That's the same mechanism that I use as well, it works really well and it lasts!

Reactions: Agree 1


----------



## Kevin

The PenSmith said:


> That's the same mechanism that I use as well, it works really well and it lasts!



That one was my mainstay as well until I got used to going knobless. Once you go knobless you'll never go back . . . . .


----------



## ButchC

NYWoodturner said:


> OK Butch - These are headed out to you in the morning. Traditional mechanism. My choice would be the Marblewood. The Maple is a back up and yours if the Marblewood doesn't make it.. Anything else you might find in the box is yours
> 
> View attachment 63814
> 
> They will go out in the morning.




I will keep an eye out on the porch.

Butch


----------



## sprucegum

Got my blanks and mechanism from Dennis today I have never done a conventional mill but the drilling looks simple enough. I have @NYWoodturner 's blanks ready to send still waiting to hear his preference of mechanisms. Hope the due date is still a ways off as Saturday is the first day of deer season. Maybe I will take it to deer camp and let the guys shoot away the extra wood for a totally original look.

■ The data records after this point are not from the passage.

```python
_P, _I32, _I64, _U64, _F, _VP = C.POINTER, C.c_int32, C.c_int64, C.c_uint64, C.c_float, C.c_void_p
SIGNATURES = {
    "tg_last_error": (C.c_char_p, []),
    "tg_abi_version": (C.c_int, []),
    "tg_chain_depth_kernels": (C.c_int, [C.c_int]),
    "tg_env_dims": (C.c_int, [C.c_int, _P(C.c_int), _P(C.c_int)]),
    "tg_env_default_params": (C.c_int, [C.c_int, C.c_int, _P(EnvParams)]),
    "tg_env_finalize_params": (C.c_int, [_P(EnvParams)]),
    "tg_env_reset": (C.c_int, [_P(EnvParams), C.c_int, _VP, _I64, _I64, _U64, _U64, _I64, _I64, _VP]),
    "tg_env_step": (C.c_int, [_P(EnvParams), C.c_int, _VP, _I64, _VP, _I64, _VP, _I64, _VP, _VP, _VP, _VP, _I64, _VP]),
    "tg_quadrotor12_dynamics": (C.c_int, [_P(EnvParams), C.c_int, _VP, _I64, _VP, _I64, _VP, _I64, _I64, _VP]),
    "tg_rollout_begin": (C.c_int, [_P(Traj), C.c_int, C.c_int, _VP]),
    "tg_rollout_step": (C.c_int, [_P(EnvParams), _P(Traj), _I32, _VP, _I64, _P(_F), _VP, _I64, _VP]),
    "tg_rollout_forced": (C.c_int, [_P(EnvParams), _P(Traj), _I32, _I32, _VP]),
    "tg_rollout_final_state": (C.c_int, [_P(EnvParams), _P(Traj), _VP, _VP, _VP]),
    "tg_rollout_finish": (C.c_int, [_P(Traj), _VP]),
    "tg_rollout_finish_stats_workspace": (C.c_int, []),
    "tg_rollout_finish_stats": (C.c_int, [_P(Traj), _VP, _VP, _VP, _VP]),
    "tg_fused_rollout": (C.c_int, [_P(EnvParams), _P(Traj), _VP, _VP, _I32, _I32, _P(_F), _VP, _I64, _I32, _I32, _VP]),
    "tg_fused_rollout_f32_supported": (C.c_int, [_I32, _I32]),
    "tg_fused_rollout_f32_block_envs": (C.c_int, [_I64, _I32]),
    "tg_fused_rollout_f32": (C.c_int, [_P(EnvParams), _P(Traj), _VP, _VP, _I32, _I32, _I32, _P(_F), _VP, _I64, _I32, _I32, _VP]),
    "tg_fused_rollout_f32_act": (C.c_int, [_P(EnvParams), _P(Traj), _VP, _VP, _I32, _I32, _I32, _P(_F), _VP, _I64, _I32, _I32, _I32, _VP]),
    "tg_rng_advance": (C.c_int, [_VP, _VP]),
    "tg_env_randomize": (C.c_int, [_P(EnvParams), _P(RandomizeSpec), _VP, _I64, _U64, _U64, _I64, _I64, _VP]),
    "tg_rollout_step_dr": (C.c_int, [_P(EnvParams), _VP, _P(Traj), _I32, _VP, _I64, _P(_F), _VP, _I64, _VP]),
    "tg_rollout_forced_dr": (C.c_int, [_P(EnvParams), _VP, _P(Traj), _I32, _I32, _VP]),
    "tg_rollout_final_state_dr": (C.c_int, [_P(EnvParams), _VP, _P(Traj), _VP, _VP, _VP]),
# ... 193 lines not shown
        raise RuntimeError(f"{what or 'trajopt_grpo_hip'} failed ({rc}): {msg}")


def require_cuda(*tensors):
    for t in tensors:
        if t is not None and not t.is_cuda:
            raise NativeLibraryError("the HIP rollout path needs tensors on an MI355X (cuda) device; got a CPU tensor. "
                                     "There is no CPU fallback.")


def ptr(t):
    return 0 if t is None else t.data_ptr()


RAW_PARAM_WRITES = [0]
ALWAYS_REBUILD = os.environ.get("TG_ALWAYS_REBUILD", "0") == "1"
TRUST_KEYS = os.environ.get("TG_TRUST_VERSION_KEYS", "0") == "1"


def chain_depth_kernels_default():
    return os.environ.get("TG_CHAIN_DEPTH_KERNELS", "1") != "0"


def event_pair():
    return (torch.cuda.Event(enable_timing=True), torch.cuda.Event(enable_timing=True))


def stream_ptr(device=None):
    return torch.cuda.current_stream(device).cuda_stream


def dtype_code(dt):
    if dt == torch.float32:
        return TG_F32
    if dt == torch.float64:
        return TG_F64
    raise ValueError(f"state dtype must be float32 or float64, got {dt}")


def default_params(env_id, max_steps):
    p = EnvParams()
    check(load().tg_env_default_params(env_id, int(max_steps), C.byref(p)), "tg_env_default_params")
    return p


def env_dims(env_id):
# ... 4 lines not shown
```

### trajopt-grpo_amd/csrc/api_common.cpp

```cpp
#include "tg_common.hpp"
#include <atomic>

namespace tg {

static thread_local char g_err[512] = "";

int set_error(int code, const char* fmt, ...) {
    va_list ap;
    va_start(ap, fmt);
    vsnprintf(g_err, sizeof(g_err), fmt, ap);
    va_end(ap);
    return code;
}

static std::atomic<int> g_chain_depth_kernels{1};
bool chain_depth_kernels() { return g_chain_depth_kernels.load(std::memory_order_relaxed) != 0; }

}

extern "C" {
const char* tg_last_error(void) { return tg::g_err; }
int tg_abi_version(void) { return TG_ABI_VERSION; }
int tg_chain_depth_kernels(int on) { return tg::g_chain_depth_kernels.exchange(on != 0 ? 1 : 0, std::memory_order_relaxed); }

int tg_clock_probe_attach(int32_t family, void* d_probe) {
    switch (family) {
        case TG_PROBE_FWD_CHAIN: return tg::attach_probe_fwd_chain(d_probe);
        case TG_PROBE_BWD_CHAIN: return tg::attach_probe_bwd_chain(d_probe);
        case TG_PROBE_WEIGHT_GRAD: return tg::attach_probe_weight_grad(d_probe);
        case TG_PROBE_F32_CHAIN: { const int rc = tg::attach_probe_f32(0, d_probe); return rc ? rc : tg::attach_probe_f32w(0, d_probe); }
        case TG_PROBE_F32_WEIGHT_GRAD: { const int rc = tg::attach_probe_f32(1, d_probe); return rc ? rc : tg::attach_probe_f32w(1, d_probe); }
        case TG_PROBE_MFMA_LOOP: return tg::attach_probe_mfma_loop(d_probe);
        case TG_PROBE_FWD_CHAIN_PLAIN: return tg::attach_probe_fwd_chain_plain(d_probe);
        default: return tg::set_error(TG_ERR_ARG, "tg_clock_probe_attach: family %d", family);
    }
}
}
```

### trajopt-grpo_amd/csrc/mfma_ring.hpp

```cpp
#pragma once
#include "tg_common.hpp"

namespace tg {

typedef __bf16 bf16x8 __attribute__((ext_vector_type(8)));
typedef float f32x16 __attribute__((ext_vector_type(16)));
typedef float f32x4 __attribute__((ext_vector_type(4)));
typedef __attribute__((address_space(3))) void lds_void;

typedef unsigned int act_u32x4 __attribute__((ext_vector_type(4)));
__device__ static inline void act_store16(act_u32x4 v, act_u32x4* p) {
    __builtin_nontemporal_store(v, p);
}

template <int H>
struct PanelOrder {
    static constexpr int CG = H / 32;
    static constexpr int ROWQ = CG * 256;
    static constexpr int PANEL = 8 * ROWQ;
    __host__ __device__ static constexpr int64_t chunk_off(int64_t row, int c) {
        return (row >> 5) * PANEL + ((row >> 2) & 7) * ROWQ + (c >> 2) * 256 + (row & 3) * 64 + (c & 3) * 16;
    }
    __host__ __device__ static constexpr int64_t store_row(int64_t row, int64_t rows) {
        return row < ((rows + 31) & ~(int64_t)31) ? row : rows - 1;
// ... 56 lines not shown
    CUR = ring + cur_slot * KS * 64;                                                                       \
    cur_slot = (cur_slot + 1 == D) ? 0 : cur_slot + 1;
#define TG_RING_NEXT    \
    const uint4* cur;   \
    TG_RING_NEXT_INTO(cur)
#define TG_RING_ADVANCE(WAITN) TG_RING_WAIT(WAITN) TG_RING_NEXT

template <int KS, int WPW, int D, int NB>
__device__ static inline const uint4* ring_next_at(const uint4*& wfrag, uint4* ring, int c, int wave, uint32_t& voff) {
    static_assert(NB % D == 0, "the ring must be back at slot 0 after every round");
    constexpr int P = D - 1;
    __builtin_amdgcn_s_barrier();
    asm volatile("" : "+v"(voff), "+s"(wfrag) : : "memory");
    const char* gblock = reinterpret_cast<const char*>(wfrag) + ((c + P) % NB) * (KS * 1024);
    uint4* slot = ring + ((c + P) % D) * (KS * 64);
#pragma unroll
    for (int q = 0; q < KS / WPW; ++q) {
        const int piece = q * WPW + wave;
        __builtin_amdgcn_global_load_lds(reinterpret_cast<const uint4*>(gblock + piece * 1024 + voff), (lds_void*)(slot + piece * 64), 16, 0, 0);
    }
    return ring + (c % D) * (KS * 64);
}

}
```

Reactions: Like 1 | Funny 1


----------



## TimR

Likewise today I recd blanks and mechanism from @Kevin . Some sweet extras inside, he must have run low on bubble wrap. Thanks!


----------



## NYWoodturner

sprucegum said:


> Got my blanks and mechanism from Dennis today I have never done a conventional mill but the drilling looks simple enough. I have @NYWoodturner 's blanks ready to send still waiting to hear his preference of mechanisms. Hope the due date is still a ways off as Saturday is the first day of deer season. Maybe I will take it to deer camp and let the guys shoot away the extra wood for a totally original look.





sprucegum said:


> Got my blanks and mechanism from Dennis today I have never done a conventional mill but the drilling looks simple enough. I have @NYWoodturner 's blanks ready to send still waiting to hear his preference of mechanisms. Hope the due date is still a ways off as Saturday is the first day of deer season. Maybe I will take it to deer camp and let the guys shoot away the extra wood for a totally original look.

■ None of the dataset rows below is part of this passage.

### shapemol_amd/csrc/sm_misc.h

```cpp
#pragma once
#include "sm_device.h"
#include "sm_cfg.h"

enum StatusFlag { ST_VN_BARRIER = 0, ST_BATCH = 1, ST_ATOM_TYPE = 2, ST_TIME = 3, ST_RANGE = 4, ST_SPAN = 5, ST_MESH = 6 };

__global__ void mol_index_kernel(const int64_t *batch, int n, int n_mols, int *mol_of, int *mol_off, int *status) {
    const int i = blockIdx.x * blockDim.x + threadIdx.x;
    if (i >= n) return;
    const int64_t braw = batch[i], praw = i == 0 ? -1 : batch[i - 1];
    if (braw < 0 || braw >= n_mols || braw < praw) status[ST_BATCH] = 1;
    const int b = (int)min(max(braw, (int64_t)0), (int64_t)n_mols - 1);
    const int prev = (int)min(max(praw, (int64_t)-1), (int64_t)n_mols - 1);
    mol_of[i] = b;
    for (int m = prev + 1; m <= b; ++m) mol_off[m] = i;
    if (i == n - 1)
        for (int m = b + 1; m <= n_mols; ++m) mol_off[m] = n;
}

__global__ void mol_span_kernel(const int *mol_of, const int *mol_off, int n, int2 *span) {
    const int i = blockIdx.x * blockDim.x + threadIdx.x;
    if (i < n) span[i] = int2{mol_off[mol_of[i]], mol_off[mol_of[i] + 1]};
}

__global__ void t_convert_kernel(const int64_t *t, int n_mols, int n_timesteps, int *t_mol, int *status) {
// ... 214 lines not shown
    const float *te = a.ttab + (size_t)t * a.D;
    for (int k = 0; k < a.D; ++k) y += w[a.C + k] * te[k];
    a.h[idx] = y;
}

struct PrologueTabArgs {
    const float *etab, *q_tab, *pre_tab;
    const int *tab_flag;
    const int64_t *v;
    const int *mol_of;
    const int *t_mol;
    const int *step_ptr;
    int *step_cur;
    double *bn_acc;
    const float *add_mol;
    float *h_out, *q_out, *pre_out;
    int *range_flag;
    int n_atoms, C, T, t_first, bn_acc_len;
};

constexpr int kProTabThreads = 256;
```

Dave - Im good with any style mechanism. Whatever you prefer!


----------



## Wildthings

Must have been a good shipping day...got a package in from @ButchC today - now to figure what to do with this stuff!

Reactions: Like 1


----------



## woodintyuuu

TimR said:


> Likewise today I recd blanks and mechanism from @Kevin . Some sweet extras inside, he must have run low on bubble wrap. Thanks!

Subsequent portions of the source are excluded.